Susan Kloman received her MA in Art History at FSU in 1997, with studies and publications focussed primarily in tribal arts and early modern art. Almost twenty years later, those research interests continue to inform her professional activities. As International Specialist in African and Oceanic Art at Christie’s, Kloman travels between New York and Paris curating, arranging, and promoting art auctions that illuminate the influence of tribal arts on modern Western art.
Kloman’s 1997 thesis “Imogen Cunningham’s On Mount Rainier series” was written under the direction of Professor Karen Bearor. That same year her paper “Paula Modersohn-Becker and the Discourse of Motherhood in Turn-of-the-Century Germany,” presented in our 15th annual Graduate Symposium, was published in Athanor. Susan’s graduate research interests also included tribal Oceanic and African art, an interest which flourished in classes and travels with Professor Jehanne Teilhet-Fisk.

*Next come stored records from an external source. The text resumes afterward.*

int gw_mlp_ln_chain_backward(int32_t weight_dtype, int64_t n_rows, const float* dn, int32_t dn_ld, const int32_t* dn_idx,
                             int32_t dn_idx_n, int32_t dn_table_rows_pb, const float* dn_add, int32_t dn_add_ld, const float* y,
                             const float* gamma, float* dgamma, float* dbeta, float* dy, int32_t n_chain, const void* const* chain_w,
                             const float* const* chain_mask, float* const* chain_out, float* dz_colsum, int32_t n_fan,
                             const void* const* fan_w, float* const* fan_out, const float* const* fan_add, int32_t fan_add_ld,
                             uint32_t fan_add_dn_mask, void* stream) {
  const bool ln = y != nullptr;
  if (ln && (!gamma || !dgamma || !dbeta || !dy)) return fail(GW_E_BADARG, "gw_mlp_ln_chain_backward: NULL LayerNorm argument");
  if (weight_dtype != GW_DTYPE_BF16X3 && weight_dtype != GW_DTYPE_F32)
    return fail(GW_E_UNSUPPORTED, "gw_mlp_ln_chain_backward: fp32 or split (GW_DTYPE_BF16X3) streams");
  if (dz_colsum && n_chain < 1) return fail(GW_E_BADARG, "gw_mlp_ln_chain_backward: dz_colsum needs a chain product");
  if (fan_add && (fan_add_ld < 256 || fan_add_ld % 4 != 0)) return fail(GW_E_BADARG, "gw_mlp_ln_chain_backward: bad fan_add_ld");
  if ((dn_idx || dn_add) && !ln) return fail(GW_E_UNSUPPORTED, "gw_mlp_ln_chain_backward: a gathered input gradient needs the LayerNorm in front");
  if (dn_add && !dn_idx) return fail(GW_E_BADARG, "gw_mlp_ln_chain_backward: dn_add goes with dn_idx");
  if (dn_idx && (dn_idx_n <= 0 || dn_table_rows_pb <= 0 || n_rows % dn_idx_n != 0 || (dn_add && (dn_add_ld < 256 || dn_add_ld % 4 != 0))))
    return fail(GW_E_BADARG, "gw_mlp_ln_chain_backward: bad gather arguments");
  if (fan_add_dn_mask >> (n_fan > 0 ? n_fan : 0)) return fail(GW_E_BADARG, "gw_mlp_ln_chain_backward: fan_add_dn_mask names a fan item that does not exist");
  BwdChainArgs a;
  if (int rc = fill_bwd_chain(a, n_rows, dn, dn_ld, n_chain, chain_w, chain_mask, chain_out, n_fan, fan_w, fan_out)) return rc;
  if (n_rows == 0) return GW_OK;
  if (ln) {
    a.ln_y = y;
    a.ln_gamma = gamma;
    a.ln_dgamma = dgamma;
    a.ln_dbeta = dbeta;
    a.ln_dy = dy;
  }
  a.d_idx = dn_idx;
  a.d_idx_n = dn_idx_n;
  a.d_tab_rows_pb = dn_table_rows_pb;
  a.d_add = dn_add;
  a.d_add_ld = dn_add_ld;
  a.colsum = dz_colsum;
  a.add_ld = fan_add_ld;
  for (int i = 0; fan_add && i < n_fan; ++i) a.add[n_chain + i] = fan_add[i];
  a.add_d_mask = fan_add_dn_mask << n_chain;
  return weight_dtype == GW_DTYPE_BF16X3 ? bwd_chainx3_launch(a, stream) : bwd_chain_launch(a, stream);
}

int gw_mlp_chain_backward_bf16x3(int64_t n_rows, const float* d, int32_t d_ld, int32_t n_chain, const void* const* chain_w,
                                 const float* const* chain_mask, float* const* chain_out, int32_t n_fan, const void* const* fan_w,
                                 float* const* fan_out, void* stream) {
  BwdChainArgs a;
  if (int rc = fill_bwd_chain(a, n_rows, d, d_ld, n_chain, chain_w, chain_mask, chain_out, n_fan, fan_w, fan_out)) return rc;
  if (n_rows == 0) return GW_OK;
  return bwd_chainx3_launch(a, stream);
}

int gw_pad_vector(const float* v, int n, float* out, void* stream) {
  if (!v || !out || n <= 0) return fail(GW_E_BADARG, "gw_pad_vector: bad arguments");
  const int npad = gw_padded_n(n);
  hipLaunchKernelGGL(pad_vector_kernel, dim3((npad + 255) / 256), dim3(256), 0, (hipStream_t)stream, v, n, npad, out);
  return check_launch("pad_vector_kernel launch");
}

namespace {
int fill_save(ChainArgs& a, const gw_activation_save* save, const gw_mlp_weights* w, const char* who) {
  if (!save) return GW_OK;
  if (w->weight_dtype == GW_DTYPE_BF16)
    return fail(GW_E_UNSUPPORTED, "activation saving (training) is implemented for fp32 and bf16x3 weights (the saves are fp32 rows)");
  if (!save->hidden || save->hidden_ld < w->hidden || save->hidden_ld % 4 != 0 || (w->ln_gamma && !save->pre_norm)) {
    snprintf(g_err, sizeof(g_err), "%s: bad gw_activation_save", who);
    return GW_E_BADARG;
  }
  a.save_h = save->hidden;
  a.save_stride = save->hidden_stride;
  a.save_ld = save->hidden_ld;
  a.save_y = save->pre_norm;
  return GW_OK;
}
}

int gw_mlp_forward(int64_t n_rows, int32_t rows_per_batch, const gw_operand* x, const gw_mlp_weights* w,
                   const gw_operand* residual, float* out, int32_t out_ld, const gw_activation_save* save, void* stream) {
  if (!x || !w || !out || n_rows < 0 || rows_per_batch <= 0) return fail(GW_E_BADARG, "gw_mlp_forward: bad arguments");
  if (n_rows == 0) return GW_OK;
  if (n_rows >= (int64_t)1 << 31) return fail(GW_E_UNSUPPORTED, "gw_mlp_forward: more than 2^31-1 rows");
  if (x->k <= 0 || !w->w1[0] || !w->w_out || !w->b1 || !w->b_out)
    return fail(GW_E_BADARG, "gw_mlp_forward: missing weights / empty operand");
  if (x->layout != GW_LAYOUT_ROWS_F32 || (residual && residual->layout != GW_LAYOUT_ROWS_F32))
    return fail(GW_E_UNSUPPORTED, "gw_mlp_forward: operands are fp32 rows");
  if (bad_layers(w)) return fail(GW_E_UNSUPPORTED, "gw_mlp_forward: at least 2 hidden layers (n_mid >= 1) are required");
  ChainArgs a;
  memset(&a, 0, sizeof(a));
  a.n_cols = (int)n_rows;
  a.cols_per_batch = rows_per_batch;
  fill_operand(a, 0, x);
  fill_weights(a, w);
  if (residual) {
    a.res_ptr = residual->ptr;
    a.res_idx = residual->index;
    a.res_rows_pb = residual->rows_per_batch;
    a.res_ld = residual->ld;
  }
  a.out = out;
  a.out_ld = out_ld;
  a.out_cols = w->n_out;
  if (int rc = fill_save(a, save, w, "gw_mlp_forward")) return rc;
  if (is16(w->weight_dtype)) {
    if (residual && w->n_out == 256 && (residual->ld % 4 != 0)) return fail(GW_E_UNSUPPORTED, "gw_mlp_forward: residual ld must be a multiple of 4");
    if (w->n_out == 256 && out_ld % 4 != 0) return fail(GW_E_UNSUPPORTED, "gw_mlp_forward: out_ld must be a multiple of 4");
    if (x->k == 256 && x->ld % 4 != 0) return fail(GW_E_UNSUPPORTED, "gw_mlp_forward: input ld must be a multiple of 4");
    if (x->k > 128 && x->k != 256) return fail(GW_E_UNSUPPORTED, "gw_mlp_forward: input width must be <=128 or ==256");
    if (w->weight_dtype == GW_DTYPE_BF16 && w->ln_gamma && (w->n_out != 256 || (w->ln_width > 0 && w->ln_width != w->n_out)))
      return fail(GW_E_UNSUPPORTED, "gw_mlp_forward: LayerNorm over fewer than 256 features is implemented for float32 and bf16x3 weights");
    return launch16(w->weight_dtype, 0, a, x->k, w->hidden, w->n_out, 1, stream);
  }
  if (w->hidden == 256 && w->n_out == 256) {
    if (residual && (residual->ld % 4 != 0)) return fail(GW_E_UNSUPPORTED, "gw_mlp_forward: residual ld must be a multiple of 4");
    if (out_ld % 4 != 0) return fail(GW_E_UNSUPPORTED, "gw_mlp_forward: out_ld must be a multiple of 4");
    if (x->k <= 16) return launch_chain(chain_kernel<4, false, 1, 16, 16, EPI_ROWS>, a, stream);
    if (x->k <= 112) return launch_chain(chain_kernel<28, false, 1, 16, 16, EPI_ROWS>, a, stream);
    if (x->k == 256 && x->ld % 4 == 0) return launch_chain(chain_kernel<64, true, 1, 16, 16, EPI_ROWS>, a, stream);
    return fail(GW_E_UNSUPPORTED, "gw_mlp_forward: input width must be <=112 or ==256 for hidden 256");
  }
  if (w->hidden == 256 && w->n_out <= 80 && x->k == 256 && x->ld % 4 == 0) {
    return launch_chain(chain_kernel<64, true, 1, 16, 5, EPI_DEC>, a, stream);
  }
  if (w->hidden == 128 && w->n_out <= 80 && x->k == 256 && x->ld % 4 == 0) {
    return launch_chain(chain_kernel<64, true, 1, 8, 5, EPI_DEC>, a, stream);
  }
  return fail(GW_E_UNSUPPORTED, "gw_mlp_forward: unsupported (hidden, n_out, k) combination");
}
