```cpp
__device__ __forceinline__ void claim_bin_runs(const int* hist, int lad, int g, int32_t* unit_cnt, int32_t* bin_total) {
    for (int k = threadIdx.x; k < UNIT_BINS; k += (int)blockDim.x) {
        const int n = hist[k];
        int at = 0;
        if (n) at = atomicAdd(bin_total + ((size_t)lad * UNIT_BINS + k) * BIN_STRIDE, n);
        unit_cnt[(size_t)g * UNIT_BINS + k] = at;
    }
}

template <bool NCLS>
__device__ __forceinline__ void kmer_counts(const uint32_t* rec, int L, const uint32_t* bm, const uint32_t* kc, int& cnt0, int& cnt1) {
    const int nb = (L + 15) >> 4;
    uint32_t prev = 0, mprev = 0;
    cnt0 = cnt1 = 0;
    int j0 = 0, j1 = 0;
    for (int wi = 0; wi < nb; ++wi) {
        const uint32_t w = rec[wi];
        const uint32_t m = (rec[nb + (wi >> 1)] >> ((wi & 1) * 16)) & 0xffffu;
        uint32_t b0 = 0, b1 = 0;
        const uint32_t mm = m << 5 | mprev >> 11;
        const uint32_t hn = mm | mm >> 1 | mm >> 2 | mm >> 3 | mm >> 4 | mm >> 5;
        const int left = L - wi * 16;
        uint32_t cm = left >= 16 ? 0xffffu : (1u << left) - 1u;
        if (wi == 0) cm &= ~0x1fu;
        const uint32_t plain = cm & ~hn;
#pragma unroll
        for (int j = 0; j < 16; ++j) {
            const uint32_t t = j > 5 ? w >> (2 * (j - 5)) : (j == 5 ? w : __builtin_amdgcn_alignbit(w, prev, 32 - 2 * (5 - j)));
            const uint32_t at = __builtin_amdgcn_ubfe(t, 5, 7);
            b0 = (__builtin_amdgcn_ubfe(bm[at], t, 1) << j) | b0;
            b1 = (__builtin_amdgcn_ubfe(bm[128 + at], t, 1) << j) | b1;
            if (NCLS) {
                const uint32_t at4 = __builtin_amdgcn_ubfe(t, 3, 9), sh = (t & 7u) << 2;
                const bool use = (plain >> j) & 1u;
                j0 += use ? (int)__builtin_amdgcn_ubfe(kc[at4], sh, 4) : 0;
                j1 += use ? (int)__builtin_amdgcn_ubfe(kc[512 + at4], sh, 4) : 0;
            }
        }
        cnt0 += __builtin_popcount((b0 | hn) & cm);
        cnt1 += __builtin_popcount((b1 | hn) & cm);
        prev = w;
        mprev = m;
    }
    if (NCLS) {
        cnt0 = kmer_weight(cnt0, j0);
        cnt1 = kmer_weight(cnt1, j1);
    }
}

__global__ __launch_bounds__(64) void read_class_kernel(SwArgs a, uint8_t* read_key, int32_t* read_cnt, int32_t* unit_cnt,
                                                          int32_t* bin_total) {
    const int g = blockIdx.x;
    if (g >= a.n_units) return;
    const int lad = min(max(a.unit_ladder[g], 0), a.n_ladders - 1);
    const LadderDesc* ld = a.ladders + lad;
    const bool full_dump = a.out_dump != nullptr;
    const int thr = kmer_threshold(a.p);
    const bool filt = !full_dump && thr > 0 && ld->kmer_ok != 0 && ld->max_units > 0;
    const int r0 = a.unit_read_off[g], r1 = a.unit_read_off[g + 1];
    __shared__ uint32_t bm[2][128];
    __shared__ uint32_t kc[2][512];
    __shared__ int hist[UNIT_BINS];
    const bool ncls = filt && ld->kmer_n != 0;
    if (filt) {
        for (int k = threadIdx.x; k < 256; k += (int)blockDim.x) bm[k >> 7][k & 127] = a.seqw[ld->kmer_off[k >> 7] + (k & 127)];
    }
    if (ncls) {
        for (int k = threadIdx.x; k < 1024; k += (int)blockDim.x) kc[k >> 9][k & 511] = a.seqw[ld->kcls_off[k >> 9] + (k & 511)];
    }
    for (int k = threadIdx.x; k < UNIT_BINS; k += (int)blockDim.x) hist[k] = 0;
    __syncthreads();
    for (int rd = r0 + (int)threadIdx.x; rd < r1; rd += (int)blockDim.x) {
        int cnt0 = CNT_UNFILTERED, cnt1 = CNT_UNFILTERED;
        const int L = a.read_len[rd];
        if (filt && L <= a.max_rows) {
            if (ncls) kmer_counts<true>(a.packed + a.read_off[rd], L, &bm[0][0], &kc[0][0], cnt0, cnt1);
            else kmer_counts<false>(a.packed + a.read_off[rd], L, &bm[0][0], nullptr, cnt0, cnt1);
        }
        read_cnt[rd] = cnt0 | cnt1 << 16;
        a.best[rd] = -1;
        if (cnt0 >= thr) {
            const int key = level_key(cnt0);
            read_key[rd] = (uint8_t)key;
            atomicAdd(&hist[key], 1);
        } else {
            read_key[rd] = (uint8_t)KEY_NONE;
            a.out_tag[rd] = TREDGPU_TAG_NONE;
            a.out_h[rd] = 0;
            a.out_score[rd] = 0;
        }
    }
    __syncthreads();
    claim_bin_runs(hist, lad, g, unit_cnt, bin_total);
}

__global__ __launch_bounds__(64) void repack_kernel(SwArgs a, uint8_t* read_key, const int32_t* read_cnt, int32_t* unit_cnt,
                                                      int32_t* bin_total, int kcap_in_kernel) {
    const int g = blockIdx.x;
    if (g >= a.n_units) return;
    const int lad = min(max(a.unit_ladder[g], 0), a.n_ladders - 1);
    const LadderDesc* ld = a.ladders + lad;
    const int thr = kmer_threshold(a.p);
    const bool with_kcap = kcap_in_kernel && thr > 0 && ld->kmer_ok != 0;
    const bool two_strands = ld->n_strands >= 2;
    const int first_T = ld->alen[1] + ld->period * (ld->max_units > 0 ? 1 : 0) + ld->blen[1];
    const int r0 = a.unit_read_off[g], r1 = a.unit_read_off[g + 1];
    __shared__ int hist[UNIT_BINS];
    __shared__ int n_pass;
    for (int k = threadIdx.x; k < UNIT_BINS; k += (int)blockDim.x) hist[k] = 0;
    if (threadIdx.x == 0) n_pass = 0;
    __syncthreads();
    for (int rd = r0 + (int)threadIdx.x; rd < r1; rd += (int)blockDim.x) {
        const int L = a.read_len[rd];
        const int cnt1 = (int)((uint32_t)read_cnt[rd] >> 16);
        const bool counted = cnt1 != CNT_UNFILTERED;
        const int kcap = with_kcap && counted ? kmer_cap(cnt1, a.p.match) : 1 << 20;
        const int cap = min(kcap, L * a.p.match);
        const int min_score = max(min(L, first_T) >> 1, 30);
        const bool open = max(min_score, (a.best[rd] >> 12) + 1) <= cap;
        const bool go = two_strands && L <= a.max_rows && cnt1 >= thr && open;
        int key = KEY_NONE;
        if (go) {
            key = level_key(cnt1);
            atomicAdd(&hist[key], 1);
            atomicAdd(&n_pass, 1);
        }
        read_key[rd] = (uint8_t)key;
    }
    __syncthreads();
    claim_bin_runs(hist, lad, g, unit_cnt, bin_total);
    if (threadIdx.x == 0 && a.stats != nullptr && n_pass)
        atomicAdd(a.stats + (size_t)(g & (SW_STAT_SLOTS - 1)) * 8 + 7, (unsigned long long)n_pass);
}

__global__ __launch_bounds__(1024) void bin_scan_kernel(int32_t* bins, int n_bins, int32_t* n_quads) {
    __shared__ int cs[1024], cq[1024];
    const int t = threadIdx.x;
    const int chunk = (n_bins + 1023) / 1024;
    const int b0 = min(t * chunk, n_bins), b1 = min(b0 + chunk, n_bins);
    int slots = 0, quads = 0;
    for (int b = b0; b < b1; ++b) {
        const int n = bins[(size_t)b * BIN_STRIDE];
        slots += n;
        quads += (n + 3) >> 2;
    }
    cs[t] = slots; cq[t] = quads;
    __syncthreads();
    if (t == 0) {
        int s = 0, q = 0;
        for (int k = 0; k < 1024; ++k) { const int a_ = cs[k], b_ = cq[k]; cs[k] = s; cq[k] = q; s += a_; q += b_; }
        bins[(size_t)n_bins * BIN_STRIDE + 2] = q;
        *n_quads = q;
    }
    __syncthreads();
    int slot = cs[t], quad = cq[t];
    for (int b = b0; b < b1; ++b) {
        int32_t* e = bins + (size_t)b * BIN_STRIDE;
        e[1] = slot;
        e[2] = quad;
        slot += e[0];
// ... 171 lines not shown
```

tredparse_amd/csrc/tredgpu_internal.h:

```cpp
#pragma once
#include <hip/hip_runtime.h>
#include <stdint.h>
#include "../../include/tredgpu.h"
#include "grid_host.h"

namespace tredgpu {

struct LadderDesc {
    int32_t alen[2];
    int32_t blen[2];
    int32_t trunk_off[2];
    int32_t branch_off[2];
    int32_t period;
    int32_t max_units;
    int32_t n_strands;
    int32_t kmer_ok;
    int32_t kmer_off[2];
    int32_t kmer_n;
    int32_t kcls_off[2];
};

struct Quad {
    int32_t ladder;
    int32_t first;
    int32_t count;
    int32_t strands;
};

struct SwArgs {
    const uint32_t* packed;
    const int64_t* read_off;
    const int32_t* read_len;
    const int32_t* unit_read_off;
    const int32_t* unit_ladder;
    const LadderDesc* ladders;
    const uint32_t* seqw;
    const Quad* quads;
    const int32_t* perm;
    const int32_t* n_quads;
    uint8_t* out_tag;
    int16_t* out_h;
    int16_t* out_score;
    int16_t* out_dump;
    int32_t dump_templates;
    int32_t n_units;
    int32_t n_ladders;
    int32_t max_rows;
    tredgpu_sw_params p;
    unsigned long long* stats;
    int32_t* best;
    const int32_t* read_cnt;
};
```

After receiving her MA, Kloman moved to New York and began working in the art market. She served as head of the department of African and Oceanic Art at Sotheby’s and also worked as an independent consultant in the field until 2008, when she joined Christie’s as International Head of African and Oceanic Art. In this position she oversees sales in Paris and New York, and has been instrumental in bringing high-profile pieces to auction: a Kota guardian figure originally owned by MoMA curator William Rubin, a Baule mask once owned by Picasso and later by foremost Picasso dealer Jan Krugier, and an Ivory Coast female figure attributed to the “Rockefeller Master,” which sold for $2.4 million. The latter was part of a tightly curated New York auction this spring, Evolution of Form: African & Oceanic Art at the Genesis of Modernism, in which Kloman collaborated with specialists in modern art to focus on a few key pieces of African and Oceanic tribal art which had specifically influenced modern artists.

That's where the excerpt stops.